**Brief**
Repeat exactly, please, the lines that begin at the start of the listing and end at the line holding "float (*hgS)[kR][kLd] = reinterpret_cast<float".
---------- Record set
#ifndef HBK_K2_ABLATE
#define HBK_K2_ABLATE 0
#endif
template <bool kTrain, int NG>
__global__ void __launch_bounds__(64 * kK2Waves) k2_rows_kernel(K2Args a) {
  constexpr int kHgF = NG * kR * kLd > kR * kSlabLd ? NG * kR * kLd : kR * kSlabLd;
  __shared__ __attribute__((aligned(16))) float hgRaw[kHgF];
  float (*hgS)[kR][kLd] = reinterpret_cast<float (*)[kR][kLd]>(hgRaw);
  __shared__ __attribute__((aligned(16))) float xhS[NG - 1][kR][kL + 4];
  __shared__ __attribute__((aligned(16))) float bX[kR][kLd];
  __shared__ __attribute__((aligned(16))) float bU[kR][kLd];
  __shared__ __attribute__((aligned(16))) float bS[kR][kLd];
  __shared__ float rsS[NG][kR];
  __shared__ float zS[kR], dzS[kR];
  __shared__ float red[kStats];
  __shared__ float sBhg[NG][kH2], sWo[kH];
#ifdef HBK_TRACE
  __shared__ unsigned long long trS[4][48];
  int trn = 0;
#endif
  if (kTrain && static_cast<int>(blockIdx.x) >= a.n_rt) {
    const int step = step_of(a.pre.state, a.pre.parity) + 1;
    if (step < a.pre.idx_steps) {
      if (a.v2) {
        for (int t = 0; t < a.pre_tiles; ++t) {
          const int rt = (blockIdx.x - a.n_rt) * a.pre_tiles + t;
          if (rt >= a.n_rt) break;
          if (t) __syncthreads();
          k1a_tile<true, true>(a.pre, rt, step, nullptr, hgRaw, a.pre.parity ^ 1);
        }
      } else {
        for (int t = 0; t < kPreTiles; ++t) {
          const int rt = (blockIdx.x - a.n_rt) * kPreTiles + t;
          if (rt >= a.n_rt) break;
          if (t) __syncthreads();
          k1a_tile<true>(a.pre, rt, step, a.pre.xhat[a.pre.parity ^ 1], hgRaw);
        }
      }
    }
    return;
  }
  const int tid = threadIdx.x, lane = tid & 63, wave = tid >> 6;
  const int m = lane & 15, kq = lane >> 4;
  const int r0 = blockIdx.x * kR;
  const int nrow = min(kR, a.B - r0);
  const float* P = a.P;
  const int64_t B = a.B;
  const int64_t Bp = a.Bp;
  K2_MARK(1);
  const int step = step_of(a.state, a.parity);
  float y_pre = 0.f, nw_pre = a.neg_weight;
  if (kTrain) {
    y_pre = *BCK(&a.y[static_cast<int64_t>(step) * a.y_stride + min(r0 + (tid & 15), a.B - 1)], 4);
    if (a.sched) nw_pre = *BCK(&a.sched[2 * min(step, a.sched_len - 1) + 1], 4);
  }
  WFrag<kH, 2> wa;
  WFrag<kL, 2> wb;
  load_wf<kH, kL, 2>(wa, a.wc + a.c_o[0], wave, lane);
  const int lc0 = 6 * (lane & 15);
  float bo0[NG], bo1[NG], lg[NG][6], lb[NG][6];
  {
    const int c2 = tid & (kH2 - 1);
    float vbhg[NG];
#pragma unroll
    for (int k = 0; k < NG; ++k) {
      vbhg[k] = P[a.b_hg[k] + c2];
      bo0[k] = P[a.b_o[k] + (k + 1 < NG ? 16 * wave + m : 0)];
      bo1[k] = P[a.b_o[k] + (k + 1 < NG ? min(16 * (wave + 4) + m, kL - 1) : 0)];
#pragma unroll
      for (int e = 0; e < 6; ++e) {
        lg[k][e] = k + 1 < NG ? P[a.ln_g[k] + lc0 + e] : 0.f;
        lb[k][e] = k + 1 < NG ? P[a.ln_b[k] + lc0 + e] : 0.f;
      }
    }
    const float vwo = P[a.w_o[NG - 1] + (tid & (kH - 1))];
#pragma unroll
    for (int k = 0; k < NG; ++k)
      if (tid < kH2) sBhg[k][tid] = vbhg[k];
    if (tid < kH) sWo[tid] = vwo;
  }
  {
    float h[4] = {0.f, 0.f, 0.f, 0.f}, g[4] = {0.f, 0.f, 0.f, 0.f};
    auto sum_slabs = [&](auto U_) {
      constexpr int U = decltype(U_)::value;
      for (int s0 = 0; s0 < a.KS; s0 += U) {
        float lh[U][4], lg[U][4];
#pragma unroll
        for (int u = 0; u < U; ++u) {
          const int sl = (HBK_K2_ABLATE & 2) ? 0 : min(s0 + u, a.KS - 1);
#pragma unroll
          for (int q = 0; q < 4; ++q) {
            const int e = tid + 256 * q, r = min(e >> 6, nrow - 1), j = e & 63;
            const float* src = a.hg_part + (sl * B + r0 + r) * kH2;
            lh[u][q] = *BCK(&src[j], 4);
            lg[u][q] = *BCK(&src[kH + j], 4);
          }
        }
#pragma unroll
        for (int u = 0; u < U; ++u) {
          const float on = s0 + u < a.KS ? 1.f : 0.f;
#pragma unroll
          for (int q = 0; q < 4; ++q) {
            h[q] += on * lh[u][q];
            g[q] += on * lg[u][q];
          }
        }
      }
    };
    if (a.KS % 12 == 0)
      sum_slabs(std::integral_constant<int, 12>{});
    else
      sum_slabs(std::integral_constant<int, 8>{});
    const float bh = P[a.b_hg[0] + (tid & 63)], bg = P[a.b_hg[0] + kH + (tid & 63)];
#pragma unroll
    for (int q = 0; q < 4; ++q) {
      const int e = tid + 256 * q, r = e >> 6, j = e & 63;
      const float hh = h[q] + bh, gg = g[q] + bg;
      hgS[0][r][j] = hh;
      hgS[0][r][kH + j] = gg;
      bU[r][j] = hh * sigm_fast(hh) * gg;
    }
  }
  __syncthreads();
  K2_MARK(2);
  auto st4 = [&](float* base, int col, int row4, f4 v) {
#pragma unroll
    for (int e = 0; e < 4; ++e)
      if (r0 + row4 + e >= a.B) v[e] = 0.f;
    *BCK(reinterpret_cast<f4*>(base + col * Bp + r0 + row4), 16) = v;
  };
  auto amax4 = [&](f4 v, int row4) {
    float x = 0.f;
#pragma unroll
    for (int e = 0; e < 4; ++e) x = fmaxf(x, r0 + row4 + e < a.B ? fabsf(v[e]) : 0.f);
    return x;
  };
  auto store_t = [&](float* base, const float* src, int ncols) {
    float mx = 0.f;
    for (int e = tid; e < 4 * ncols; e += 256) {
      const int col = e >> 2, r4 = 4 * (e & 3);
      const f4 v = f4{src[r4 * kLd + col], src[(r4 + 1) * kLd + col], src[(r4 + 2) * kLd + col],
                      src[(r4 + 3) * kLd + col]};
      mx = fmaxf(mx, amax4(v, r4));
      st4(base, col, r4, v);
    }
    return mx;
  };
  auto pub_max = [&](int mat, float mx) {
    if (a.maxS) {
      mx = wmax(mx);
      if (lane == 0) *BCK(&a.maxS[(static_cast<int64_t>(mat) * a.n_rt + blockIdx.x) * kK2Waves + wave], 4) = mx;
    }
  };
  if (kTrain) {
    const int j = tid & 63, rg = 4 * (tid >> 6);
    st4(a.U, j, rg, f4{bU[rg][j], bU[rg + 1][j], bU[rg + 2][j], bU[rg + 3][j]});
  }
#pragma unroll
  for (int k = 0; k + 1 < NG; ++k) {
    if (!(HBK_K2_ABLATE & 1) || k == 0) load_wf<kL, kH2, 2>(wb, a.wc + a.c_hg[k + 1], wave, lane);
    {
      f4 c0, c1;
      gemm2<kH>(wa, load_a<kH>(&bU[0][0], lane), c0, c1);
      const int n0 = 16 * wave + m, n1 = 16 * (wave + 4) + m;
      const float bo0_ = bo0[k], bo1_ = bo1[k];
#pragma unroll
      for (int e = 0; e < 4; ++e) bS[4 * kq + e][n0] = c0[e] + bo0_;
      if (n1 < kL) {
#pragma unroll
        for (int e = 0; e < 4; ++e) bS[4 * kq + e][n1] = c1[e] + bo1_;
      }
    }
    __syncthreads();
    K2_MARK(10 + k);
    if (!(HBK_K2_ABLATE & 1) && k + 2 < NG) load_wf<kH, kL, 2>(wa, a.wc + a.c_o[k + 1], wave, lane);
    {
      const int r = wave * 4 + (lane >> 4), c0 = 6 * (lane & 15);
      float v[6];
#pragma unroll
      for (int e = 0; e < 6; ++e) v[e] = bS[r][c0 + e];
      const float mu = rsum16(((v[0] + v[1]) + (v[2] + v[3])) + (v[4] + v[5])) * (1.f / kL);
      float sq = 0.f;
#pragma unroll
      for (int e = 0; e < 6; ++e) sq += (v[e] - mu) * (v[e] - mu);
      const float rs = __builtin_amdgcn_rsqf(rsum16(sq) * (1.f / kL) + kLnEps);
#pragma unroll
      for (int e = 0; e < 6; ++e) {
        const float x = (v[e] - mu) * rs;
        xhS[k][r][c0 + e] = x;
        bX[r][c0 + e] = x * lg[k][e] + lb[k][e];
      }
      if ((lane & 15) == 0) rsS[k][r] = rs;
    }
    __syncthreads();
    K2_MARK(20 + k);
    if (kTrain) store_t(a.Xn + (k + 1) * kL * Bp, &bX[0][0], kL);
    {
      f4 ch, cg;
      gemm2<kL>(wb, load_a<kL>(&bX[0][0], lane), ch, cg);
      const int j = 16 * wave + m;
      const float bh = sBhg[k + 1][j], bg = sBhg[k + 1][kH + j];
      f4 uo;
#pragma unroll
      for (int e = 0; e < 4; ++e) {
        const int r = 4 * kq + e;
        const float h = ch[e] + bh, g = cg[e] + bg;
        hgS[k + 1][r][j] = h;
        hgS[k + 1][r][kH + j] = g;
        const float u = h * sigm_fast(h) * g;
        bU[r][j] = u;
        uo[e] = u;
      }
      if (kTrain) st4(a.U + (k + 1) * kH * Bp, j, 4 * kq, uo);
    }
    __syncthreads();
    K2_MARK(30 + k);
  }
  WFrag<kH2, 2> fx;
  WFrag<kL, 1> fy;
  if (kTrain) {
    load_wf<kH2, kL, 2>(fx, a.wc + a.c_hgT[NG - 1], wave, lane);
    load_wf<kL, kH, 1>(fy, a.wc + a.c_oT[NG - 2], wave, lane);
  }
  {
    const float bo = bo0[NG - 1];
    const float wl = sWo[lane];
#pragma unroll
    for (int i = 0; i < 4; ++i) {
      const int r = wave * 4 + i;
      const float z = wsum(bU[r][lane] * wl) + bo;
      if (lane == 0) zS[r] = z;
    }
  }
  __syncthreads();
  K2_MARK(40);
  if (tid < kR) {
    const int r = tid;
    float loc[kStats] = {0.f, 0.f, 0.f, 0.f, 0.f, 0.f, 0.f, 0.f};
    float dz = 0.f;
    if (r < nrow) {
      const float z = zS[r], p = sigm(z);
      if (a.prob) *BCK(&a.prob[r0 + r], 4) = p;
      if (a.logit) *BCK(&a.logit[r0 + r], 4) = z;
      if (kTrain) {
        const float nw = nw_pre;
        const float yy = y_pre;
        const bool pos = yy == 1.f;
        const bool sel = pos ? (p < 1.f - a.thr) : (p >= a.thr);
        if (sel) {
          const float w = pos ? 1.f : nw;
          const float lp = fmaxf(logf(p), -100.f), l1p = fmaxf(logf(1.f - p), -100.f);
          loc[0] = 1.f;
          loc[1] = -w * (yy * lp + (1.f - yy) * l1p);
          dz = w * (p - yy) / fmaxf((1.f - p) * p, 1e-12f) * ((1.f - p) * p);
          if (pos) {
            loc[4] = 1.f;
            loc[5] = p > a.act_thr ? 1.f : 0.f;
          } else {
            loc[2] = 1.f;
            loc[3] = (yy - p <= -a.act_thr) ? 1.f : 0.f;
          }
        }
        loc[6] = 1.f;
      }
    }
    dzS[r] = dz;
    if (!kTrain && a.counts) {
      float pge = 0.f, pgt = 0.f;
      if (r < nrow) {
        const float p = sigm(zS[r]);
        pge = p >= a.act_thr ? 1.f : 0.f;
        pgt = p > a.act_thr ? 1.f : 0.f;
      }
      pge = rsum16(pge);
      pgt = rsum16(pgt);
      if (tid == 0) {
        if (pge != 0.f) atomicAdd(BCK(a.counts + 2 * a.count_label, 4), pge);
        if (pgt != 0.f) atomicAdd(BCK(a.counts + 2 * a.count_label + 1, 4), pgt);
      }
    }
    if (kTrain) {
#pragma unroll
      for (int s = 0; s < kStats; ++s) {
        const float v = rsum16(loc[s]);
        if (tid == 0) red[s] = v;
      }
    }
  }
  if constexpr (!kTrain) return;
  __syncthreads();
  K2_MARK(41);
  if (tid < kStats && red[tid] != 0.f) atomicAdd(BCK(a.stats + tid, 4), red[tid]);
  if (!HBK_K2_ABLATE && red[0] == 0.f) {
    const f4 z4 = {0.f, 0.f, 0.f, 0.f};
#pragma unroll
    for (int k = 0; k < NG; ++k) {
      for (int e = tid; e < 4 * kH2; e += 256) st4(a.dHG + k * kH2 * Bp, e >> 2, 4 * (e & 3), z4);
      if (k + 1 < NG) {
        for (int e = tid; e < 4 * kL; e += 256) st4(a.dS + k * kL * Bp, e >> 2, 4 * (e & 3), z4);
      } else if (tid < 4) {
        st4(a.dS + k * kL * Bp, 0, 4 * tid, z4);
      }
    }
    if (a.maxS && lane == 0) {
#pragma unroll
      for (int mat = 0; mat < 2 * NG; ++mat)
        *BCK(&a.maxS[(static_cast<int64_t>(mat) * a.n_rt + blockIdx.x) * kK2Waves + wave], 4) = 0.f;
    }
    return;
  }
  float* G = a.G;
  {
    const f4 dz4 = f4{dzS[4 * (tid & 3)], dzS[4 * (tid & 3) + 1], dzS[4 * (tid & 3) + 2], dzS[4 * (tid & 3) + 3]};
    if (tid < 4) st4(a.dS + (NG - 1) * kL * Bp, 0, 4 * tid, dz4);
    pub_max(2 * NG - 1, tid < 4 ? amax4(dz4, 4 * tid) : 0.f);
  }
  if (tid == 64) {
    float s = 0.f;
    for (int r = 0; r < kR; ++r) s += dzS[r];
    if (s != 0.f) atomicAdd(BCK(G + a.b_o[NG - 1], 4), s);
  }
  {
    const int k = NG - 1;
    const int j = tid & 63, rg = 4 * (tid >> 6);
    const float wj = sWo[j];
    f4 dho, dgo;
#pragma unroll
    for (int e = 0; e < 4; ++e) {
      const int r = rg + e;
      const float h = hgS[k][r][j], gg = hgS[k][r][kH + j], du = dzS[r] * wj;
      const float sg = sigm_fast(h);
      const float dh = du * gg * (sg * (1.f + h * (1.f - sg))), dg = du * h * sg;
      bX[r][j] = dh;
      bX[r][kH + j] = dg;
      dho[e] = dh;
      dgo[e] = dg;
    }
    st4(a.dHG + k * kH2 * Bp, j, rg, dho);
    st4(a.dHG + k * kH2 * Bp, kH + j, rg, dgo);
    pub_max(k, fmaxf(amax4(dho, rg), amax4(dgo, rg)));
  }
  __syncthreads();
  K2_MARK(42);
#pragma unroll
  for (int k = NG - 1; k >= 1; --k) {
    if (tid < kH2) {
      float s = 0.f;
      for (int r = 0; r < kR; ++r) s += bX[r][tid];
      atomicAdd(BCK(G + a.b_hg[k] + tid, 4), s);
    }
    {
      f4 c0, c1;
      gemm2<kH2>(fx, load_a<kH2>(&bX[0][0], lane), c0, c1);
      if (!(HBK_K2_ABLATE & 1) && k - 1 >= 1) load_wf<kH2, kL, 2>(fx, a.wc + a.c_hgT[k - 1], wave, lane);
      const int n0 = 16 * wave + m, n1 = 16 * (wave + 4) + m;
#pragma unroll
      for (int e = 0; e < 4; ++e) bU[4 * kq + e][n0] = c0[e];
      if (n1 < kL) {
#pragma unroll
        for (int e = 0; e < 4; ++e) bU[4 * kq + e][n1] = c1[e];
      }
    }
    __syncthreads();
    K2_MARK(50 + k);
    {
      const int l = k - 1;
      if (tid < kL) {
        float sg = 0.f, sb = 0.f;
        for (int r = 0; r < kR; ++r) {
          sg += bU[r][tid] * xhS[l][r][tid];
          sb += bU[r][tid];
        }
        atomicAdd(BCK(G + a.ln_g[l] + tid, 4), sg);
        atomicAdd(BCK(G + a.ln_b[l] + tid, 4), sb);
      }
      const int r = wave * 4 + (lane >> 4), c0 = 6 * (lane & 15);
      float t[6], x[6];
      float p1 = 0.f, p2 = 0.f;
#pragma unroll
      for (int e = 0; e < 6; ++e) {
        t[e] = bU[r][c0 + e] * lg[l][e];
        x[e] = xhS[l][r][c0 + e];
        p1 += t[e];
        p2 += t[e] * x[e];
      }
      const float s1 = rsum16(p1) * (1.f / kL), s2 = rsum16(p2) * (1.f / kL);
      const float rs = rsS[l][r];
#pragma unroll
      for (int e = 0; e < 6; ++e) bS[r][c0 + e] = rs * (t[e] - s1 - x[e] * s2);
    }
    __syncthreads();
    K2_MARK(60 + k);
    {
      const int kk = k - 1;
      pub_max(NG + kk, store_t(a.dS + kk * kL * Bp, &bS[0][0], kL));
      if (tid < kL) {
        float s = 0.f;
        for (int r = 0; r < kR; ++r) s += bS[r][tid];
        atomicAdd(BCK(G + a.b_o[kk] + tid, 4), s);
      }
      const f4 du = gemm1<kL>(fy, load_a<kL>(&bS[0][0], lane));
      if (!(HBK_K2_ABLATE & 1) && k - 2 >= 0) load_wf<kL, kH, 1>(fy, a.wc + a.c_oT[k - 2], wave, lane);
      const int j = 16 * wave + m;
      f4 dho, dgo;
#pragma unroll
      for (int e = 0; e < 4; ++e) {
        const int r = 4 * kq + e;
        const float h = hgS[kk][r][j], gg = hgS[kk][r][kH + j];
        const float sg = sigm_fast(h);
        const float dh = du[e] * gg * (sg * (1.f + h * (1.f - sg))), dg = du[e] * h * sg;
        bX[r][j] = dh;
        bX[r][kH + j] = dg;
        dho[e] = dh;
        dgo[e] = dg;
      }
      st4(a.dHG + kk * kH2 * Bp, j, 4 * kq, dho);
      st4(a.dHG + kk * kH2 * Bp, kH + j, 4 * kq, dgo);
      pub_max(kk, fmaxf(amax4(dho, 4 * kq), amax4(dgo, 4 * kq)));
    }
    __syncthreads();
    K2_MARK(70 + k);
  }
  if (tid < kH2) {
    float s = 0.f;
    for (int r = 0; r < kR; ++r) s += bX[r][tid];
    atomicAdd(BCK(G + a.b_hg[0] + tid, 4), s);
  }
  K2_MARK(99);
#ifdef HBK_TRACE
  if (blockIdx.x == 0 && lane == 0 && wave < kTraceWaves) {
    for (int i = 0; i < trn; ++i) g_mlp_trace[1][wave][i] = trS[wave][i];
    g_mlp_trace_n[1][wave] = trn;
  }
#endif
}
--------------------
**Task answer**
#ifndef HBK_K2_ABLATE
#define HBK_K2_ABLATE 0
#endif
template <bool kTrain, int NG>
__global__ void __launch_bounds__(64 * kK2Waves) k2_rows_kernel(K2Args a) {
  constexpr int kHgF = NG * kR * kLd > kR * kSlabLd ? NG * kR * kLd : kR * kSlabLd;
  __shared__ __attribute__((aligned(16))) float hgRaw[kHgF];
  float (*hgS)[kR][kLd] = reinterpret_cast<float (*)[kR][kLd]>(hgRaw);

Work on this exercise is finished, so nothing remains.